+++ DATA IN THIS EXERCISE +++
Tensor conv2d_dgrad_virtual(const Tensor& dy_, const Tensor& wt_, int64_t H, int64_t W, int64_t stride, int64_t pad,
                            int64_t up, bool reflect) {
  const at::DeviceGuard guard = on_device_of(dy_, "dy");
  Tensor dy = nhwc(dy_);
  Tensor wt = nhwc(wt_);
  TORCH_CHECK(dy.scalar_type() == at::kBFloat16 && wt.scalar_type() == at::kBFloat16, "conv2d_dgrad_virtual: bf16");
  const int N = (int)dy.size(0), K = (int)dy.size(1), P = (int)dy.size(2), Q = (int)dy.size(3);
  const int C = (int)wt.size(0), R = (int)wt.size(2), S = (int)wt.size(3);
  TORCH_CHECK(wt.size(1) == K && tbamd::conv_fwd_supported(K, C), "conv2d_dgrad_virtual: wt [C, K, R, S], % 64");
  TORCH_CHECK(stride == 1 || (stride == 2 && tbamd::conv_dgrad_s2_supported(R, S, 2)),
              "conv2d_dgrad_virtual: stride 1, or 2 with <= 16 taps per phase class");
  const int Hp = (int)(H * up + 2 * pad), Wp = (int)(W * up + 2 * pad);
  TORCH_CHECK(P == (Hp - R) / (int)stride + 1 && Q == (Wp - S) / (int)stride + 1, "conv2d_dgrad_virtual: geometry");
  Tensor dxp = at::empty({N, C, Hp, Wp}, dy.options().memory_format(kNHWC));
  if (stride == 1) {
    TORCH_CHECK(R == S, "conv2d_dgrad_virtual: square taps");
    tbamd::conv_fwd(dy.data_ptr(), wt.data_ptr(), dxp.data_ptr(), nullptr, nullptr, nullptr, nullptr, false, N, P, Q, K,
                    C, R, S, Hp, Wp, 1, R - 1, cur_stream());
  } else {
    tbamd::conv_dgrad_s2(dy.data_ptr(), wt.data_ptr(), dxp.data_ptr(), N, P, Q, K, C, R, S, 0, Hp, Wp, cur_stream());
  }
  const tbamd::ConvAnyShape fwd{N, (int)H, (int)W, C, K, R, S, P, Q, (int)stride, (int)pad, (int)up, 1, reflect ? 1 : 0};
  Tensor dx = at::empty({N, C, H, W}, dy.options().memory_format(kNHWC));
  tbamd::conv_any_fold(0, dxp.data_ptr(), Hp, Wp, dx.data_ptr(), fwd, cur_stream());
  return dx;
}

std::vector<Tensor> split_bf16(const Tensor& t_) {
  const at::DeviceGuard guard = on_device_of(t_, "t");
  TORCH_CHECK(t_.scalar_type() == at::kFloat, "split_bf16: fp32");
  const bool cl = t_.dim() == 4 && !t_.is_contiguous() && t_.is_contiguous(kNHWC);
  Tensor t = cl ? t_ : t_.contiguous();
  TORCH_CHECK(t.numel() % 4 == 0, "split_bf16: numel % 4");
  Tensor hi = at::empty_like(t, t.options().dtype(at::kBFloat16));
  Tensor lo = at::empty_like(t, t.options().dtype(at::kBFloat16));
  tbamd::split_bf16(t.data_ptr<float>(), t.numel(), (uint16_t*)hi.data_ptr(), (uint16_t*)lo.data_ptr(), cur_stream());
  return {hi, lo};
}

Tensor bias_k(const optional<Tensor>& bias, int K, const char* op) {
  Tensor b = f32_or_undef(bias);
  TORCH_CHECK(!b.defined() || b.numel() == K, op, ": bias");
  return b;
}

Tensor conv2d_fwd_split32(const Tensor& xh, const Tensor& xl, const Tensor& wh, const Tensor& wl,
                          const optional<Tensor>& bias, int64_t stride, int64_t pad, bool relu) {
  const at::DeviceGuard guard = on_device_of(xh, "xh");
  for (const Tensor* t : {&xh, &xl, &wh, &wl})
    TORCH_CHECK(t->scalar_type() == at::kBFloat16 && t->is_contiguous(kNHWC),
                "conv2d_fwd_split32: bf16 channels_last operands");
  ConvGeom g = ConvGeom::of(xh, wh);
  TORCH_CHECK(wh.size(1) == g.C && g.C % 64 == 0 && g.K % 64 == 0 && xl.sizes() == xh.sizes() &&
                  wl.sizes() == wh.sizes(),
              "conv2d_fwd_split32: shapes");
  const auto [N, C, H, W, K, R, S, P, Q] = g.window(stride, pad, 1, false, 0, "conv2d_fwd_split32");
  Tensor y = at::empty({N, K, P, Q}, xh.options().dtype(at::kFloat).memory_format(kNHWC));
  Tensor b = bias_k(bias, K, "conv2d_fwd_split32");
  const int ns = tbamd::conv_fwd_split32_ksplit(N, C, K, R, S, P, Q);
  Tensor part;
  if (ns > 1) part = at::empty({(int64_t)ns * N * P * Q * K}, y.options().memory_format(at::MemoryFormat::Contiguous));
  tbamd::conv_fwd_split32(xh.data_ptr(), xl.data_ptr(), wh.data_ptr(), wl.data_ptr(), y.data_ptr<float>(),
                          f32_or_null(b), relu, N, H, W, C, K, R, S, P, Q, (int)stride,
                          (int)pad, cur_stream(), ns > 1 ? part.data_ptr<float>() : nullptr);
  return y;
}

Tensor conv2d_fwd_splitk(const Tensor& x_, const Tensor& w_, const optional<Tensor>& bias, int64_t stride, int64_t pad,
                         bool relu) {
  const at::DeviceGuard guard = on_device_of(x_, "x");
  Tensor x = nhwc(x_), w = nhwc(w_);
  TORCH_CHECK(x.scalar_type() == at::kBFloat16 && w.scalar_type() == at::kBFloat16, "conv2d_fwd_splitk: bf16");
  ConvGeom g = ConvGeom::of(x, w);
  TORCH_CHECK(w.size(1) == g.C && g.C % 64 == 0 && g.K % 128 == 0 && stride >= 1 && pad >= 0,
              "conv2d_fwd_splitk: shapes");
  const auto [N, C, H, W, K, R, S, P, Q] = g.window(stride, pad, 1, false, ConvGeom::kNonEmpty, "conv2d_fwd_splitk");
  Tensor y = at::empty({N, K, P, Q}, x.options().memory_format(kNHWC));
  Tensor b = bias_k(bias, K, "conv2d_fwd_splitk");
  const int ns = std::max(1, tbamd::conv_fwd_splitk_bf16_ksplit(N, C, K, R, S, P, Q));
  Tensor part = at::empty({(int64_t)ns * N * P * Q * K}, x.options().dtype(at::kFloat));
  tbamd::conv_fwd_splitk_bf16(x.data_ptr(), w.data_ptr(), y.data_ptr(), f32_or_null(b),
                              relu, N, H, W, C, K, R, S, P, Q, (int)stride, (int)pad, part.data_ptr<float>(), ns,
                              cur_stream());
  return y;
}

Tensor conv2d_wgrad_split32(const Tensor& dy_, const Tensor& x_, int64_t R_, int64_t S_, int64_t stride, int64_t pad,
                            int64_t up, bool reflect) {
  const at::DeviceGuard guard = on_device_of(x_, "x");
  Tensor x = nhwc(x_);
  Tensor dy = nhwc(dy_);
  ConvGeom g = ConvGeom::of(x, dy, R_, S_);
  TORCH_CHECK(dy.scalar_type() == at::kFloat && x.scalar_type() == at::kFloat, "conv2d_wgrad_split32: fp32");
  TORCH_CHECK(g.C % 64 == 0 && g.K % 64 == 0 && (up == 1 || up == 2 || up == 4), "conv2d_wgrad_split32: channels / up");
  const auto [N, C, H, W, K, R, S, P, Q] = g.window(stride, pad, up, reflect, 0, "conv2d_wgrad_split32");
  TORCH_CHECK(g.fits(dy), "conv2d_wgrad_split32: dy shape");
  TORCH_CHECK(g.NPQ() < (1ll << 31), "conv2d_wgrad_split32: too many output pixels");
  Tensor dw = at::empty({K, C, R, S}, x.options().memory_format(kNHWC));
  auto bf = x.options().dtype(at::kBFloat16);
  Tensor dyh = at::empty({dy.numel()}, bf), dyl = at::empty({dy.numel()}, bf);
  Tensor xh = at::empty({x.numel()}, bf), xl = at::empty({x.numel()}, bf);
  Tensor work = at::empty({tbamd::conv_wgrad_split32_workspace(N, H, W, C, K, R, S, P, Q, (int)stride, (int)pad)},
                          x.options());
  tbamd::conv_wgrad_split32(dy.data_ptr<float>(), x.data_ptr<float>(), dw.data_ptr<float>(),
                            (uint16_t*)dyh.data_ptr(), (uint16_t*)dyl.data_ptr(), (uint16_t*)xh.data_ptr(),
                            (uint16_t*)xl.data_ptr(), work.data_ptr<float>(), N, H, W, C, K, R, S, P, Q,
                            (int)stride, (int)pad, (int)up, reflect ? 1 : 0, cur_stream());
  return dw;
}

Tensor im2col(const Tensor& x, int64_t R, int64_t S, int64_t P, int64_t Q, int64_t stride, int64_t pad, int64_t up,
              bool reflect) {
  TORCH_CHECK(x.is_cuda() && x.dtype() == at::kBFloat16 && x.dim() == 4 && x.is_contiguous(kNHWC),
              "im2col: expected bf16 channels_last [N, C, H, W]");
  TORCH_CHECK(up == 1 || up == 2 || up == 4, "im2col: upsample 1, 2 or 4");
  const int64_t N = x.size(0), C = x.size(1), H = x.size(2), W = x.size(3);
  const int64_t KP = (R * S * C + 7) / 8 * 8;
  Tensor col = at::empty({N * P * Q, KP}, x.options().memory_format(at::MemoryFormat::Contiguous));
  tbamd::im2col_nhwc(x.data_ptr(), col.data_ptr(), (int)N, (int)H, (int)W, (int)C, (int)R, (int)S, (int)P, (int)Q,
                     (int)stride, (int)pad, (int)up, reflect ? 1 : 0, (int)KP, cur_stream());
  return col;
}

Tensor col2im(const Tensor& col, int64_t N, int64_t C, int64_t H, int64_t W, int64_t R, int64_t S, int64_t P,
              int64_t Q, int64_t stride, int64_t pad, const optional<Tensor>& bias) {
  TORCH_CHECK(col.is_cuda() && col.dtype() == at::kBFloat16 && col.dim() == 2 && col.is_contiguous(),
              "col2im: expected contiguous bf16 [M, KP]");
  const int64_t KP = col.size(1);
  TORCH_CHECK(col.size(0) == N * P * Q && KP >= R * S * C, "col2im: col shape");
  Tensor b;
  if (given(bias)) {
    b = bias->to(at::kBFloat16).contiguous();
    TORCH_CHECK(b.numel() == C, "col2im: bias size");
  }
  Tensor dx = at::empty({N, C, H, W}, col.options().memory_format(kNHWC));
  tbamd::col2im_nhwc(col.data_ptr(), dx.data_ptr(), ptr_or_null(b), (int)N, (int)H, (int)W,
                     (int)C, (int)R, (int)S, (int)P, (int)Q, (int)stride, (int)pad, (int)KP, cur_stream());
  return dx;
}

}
+++
+++ DATA IN THIS EXERCISE +++
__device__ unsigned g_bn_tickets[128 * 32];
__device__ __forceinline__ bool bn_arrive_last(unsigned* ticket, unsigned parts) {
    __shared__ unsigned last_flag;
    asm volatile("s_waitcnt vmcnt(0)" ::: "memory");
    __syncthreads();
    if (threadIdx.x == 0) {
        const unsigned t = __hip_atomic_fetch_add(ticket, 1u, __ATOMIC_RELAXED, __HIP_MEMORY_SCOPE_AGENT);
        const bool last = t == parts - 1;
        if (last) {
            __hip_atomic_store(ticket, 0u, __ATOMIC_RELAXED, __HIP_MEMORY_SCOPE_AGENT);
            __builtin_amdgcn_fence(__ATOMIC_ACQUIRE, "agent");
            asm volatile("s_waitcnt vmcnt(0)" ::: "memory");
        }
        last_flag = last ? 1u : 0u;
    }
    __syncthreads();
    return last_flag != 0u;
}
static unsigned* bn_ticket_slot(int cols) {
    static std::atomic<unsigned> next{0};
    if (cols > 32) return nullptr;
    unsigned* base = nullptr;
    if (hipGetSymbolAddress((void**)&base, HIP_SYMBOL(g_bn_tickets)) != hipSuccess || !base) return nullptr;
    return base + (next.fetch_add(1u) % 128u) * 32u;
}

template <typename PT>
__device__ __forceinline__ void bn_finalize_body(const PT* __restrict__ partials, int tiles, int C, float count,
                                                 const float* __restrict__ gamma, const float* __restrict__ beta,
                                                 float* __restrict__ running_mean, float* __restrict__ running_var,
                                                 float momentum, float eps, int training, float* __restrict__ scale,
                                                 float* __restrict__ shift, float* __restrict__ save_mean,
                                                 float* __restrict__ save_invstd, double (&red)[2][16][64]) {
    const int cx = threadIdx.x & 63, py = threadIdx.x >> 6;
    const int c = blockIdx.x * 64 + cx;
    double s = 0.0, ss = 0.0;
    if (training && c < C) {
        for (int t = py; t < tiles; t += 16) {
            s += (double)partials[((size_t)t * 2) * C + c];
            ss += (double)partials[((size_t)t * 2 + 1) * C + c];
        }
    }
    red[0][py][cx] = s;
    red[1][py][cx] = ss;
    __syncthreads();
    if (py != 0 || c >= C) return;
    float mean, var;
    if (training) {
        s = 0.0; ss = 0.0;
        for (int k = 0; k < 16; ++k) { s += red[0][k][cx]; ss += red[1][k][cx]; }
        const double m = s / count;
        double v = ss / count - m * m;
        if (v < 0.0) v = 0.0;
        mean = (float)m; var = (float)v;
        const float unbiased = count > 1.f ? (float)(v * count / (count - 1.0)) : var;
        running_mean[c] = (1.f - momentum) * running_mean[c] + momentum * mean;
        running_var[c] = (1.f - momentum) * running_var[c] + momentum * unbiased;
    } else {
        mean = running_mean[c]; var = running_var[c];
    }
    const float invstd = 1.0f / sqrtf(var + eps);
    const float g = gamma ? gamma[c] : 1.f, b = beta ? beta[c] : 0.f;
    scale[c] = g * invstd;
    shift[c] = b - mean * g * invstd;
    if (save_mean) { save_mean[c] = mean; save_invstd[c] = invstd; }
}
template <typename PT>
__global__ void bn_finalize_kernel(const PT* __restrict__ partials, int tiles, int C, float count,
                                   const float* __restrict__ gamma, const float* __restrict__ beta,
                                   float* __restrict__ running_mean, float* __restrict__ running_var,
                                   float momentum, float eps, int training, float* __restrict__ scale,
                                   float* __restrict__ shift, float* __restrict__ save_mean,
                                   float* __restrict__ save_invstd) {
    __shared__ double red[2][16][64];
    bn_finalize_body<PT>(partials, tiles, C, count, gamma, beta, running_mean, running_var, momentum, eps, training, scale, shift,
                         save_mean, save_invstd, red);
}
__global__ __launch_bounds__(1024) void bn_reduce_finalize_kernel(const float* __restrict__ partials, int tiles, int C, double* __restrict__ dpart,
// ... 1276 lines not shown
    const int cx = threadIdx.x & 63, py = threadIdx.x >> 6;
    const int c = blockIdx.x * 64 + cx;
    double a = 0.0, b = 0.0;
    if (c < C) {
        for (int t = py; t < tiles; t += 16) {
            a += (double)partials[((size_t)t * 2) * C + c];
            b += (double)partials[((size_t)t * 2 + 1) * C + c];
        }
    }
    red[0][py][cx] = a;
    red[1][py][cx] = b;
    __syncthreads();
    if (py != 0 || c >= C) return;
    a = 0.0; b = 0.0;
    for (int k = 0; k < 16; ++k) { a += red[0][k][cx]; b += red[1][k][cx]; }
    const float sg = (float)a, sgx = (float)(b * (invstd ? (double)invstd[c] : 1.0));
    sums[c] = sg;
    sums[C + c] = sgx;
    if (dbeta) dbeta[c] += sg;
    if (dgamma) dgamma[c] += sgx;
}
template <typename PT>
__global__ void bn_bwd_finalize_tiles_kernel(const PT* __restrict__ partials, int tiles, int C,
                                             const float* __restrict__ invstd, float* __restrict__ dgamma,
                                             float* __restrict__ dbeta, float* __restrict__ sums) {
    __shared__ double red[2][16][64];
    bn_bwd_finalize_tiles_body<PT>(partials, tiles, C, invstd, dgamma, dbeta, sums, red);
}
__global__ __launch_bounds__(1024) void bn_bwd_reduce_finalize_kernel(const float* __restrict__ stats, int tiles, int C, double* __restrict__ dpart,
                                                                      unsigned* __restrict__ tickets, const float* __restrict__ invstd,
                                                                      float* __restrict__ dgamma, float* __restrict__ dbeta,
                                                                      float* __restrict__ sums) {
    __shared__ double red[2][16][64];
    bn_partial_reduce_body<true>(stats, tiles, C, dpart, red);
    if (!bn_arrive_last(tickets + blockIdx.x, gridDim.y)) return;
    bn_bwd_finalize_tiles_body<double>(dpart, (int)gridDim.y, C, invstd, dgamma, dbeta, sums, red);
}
+++
> YOUR INSTRUCTIONS: Only a number should be given: the count of lines above that contain the word "vmcnt".

> REPLY TO THE EXERCISE: 2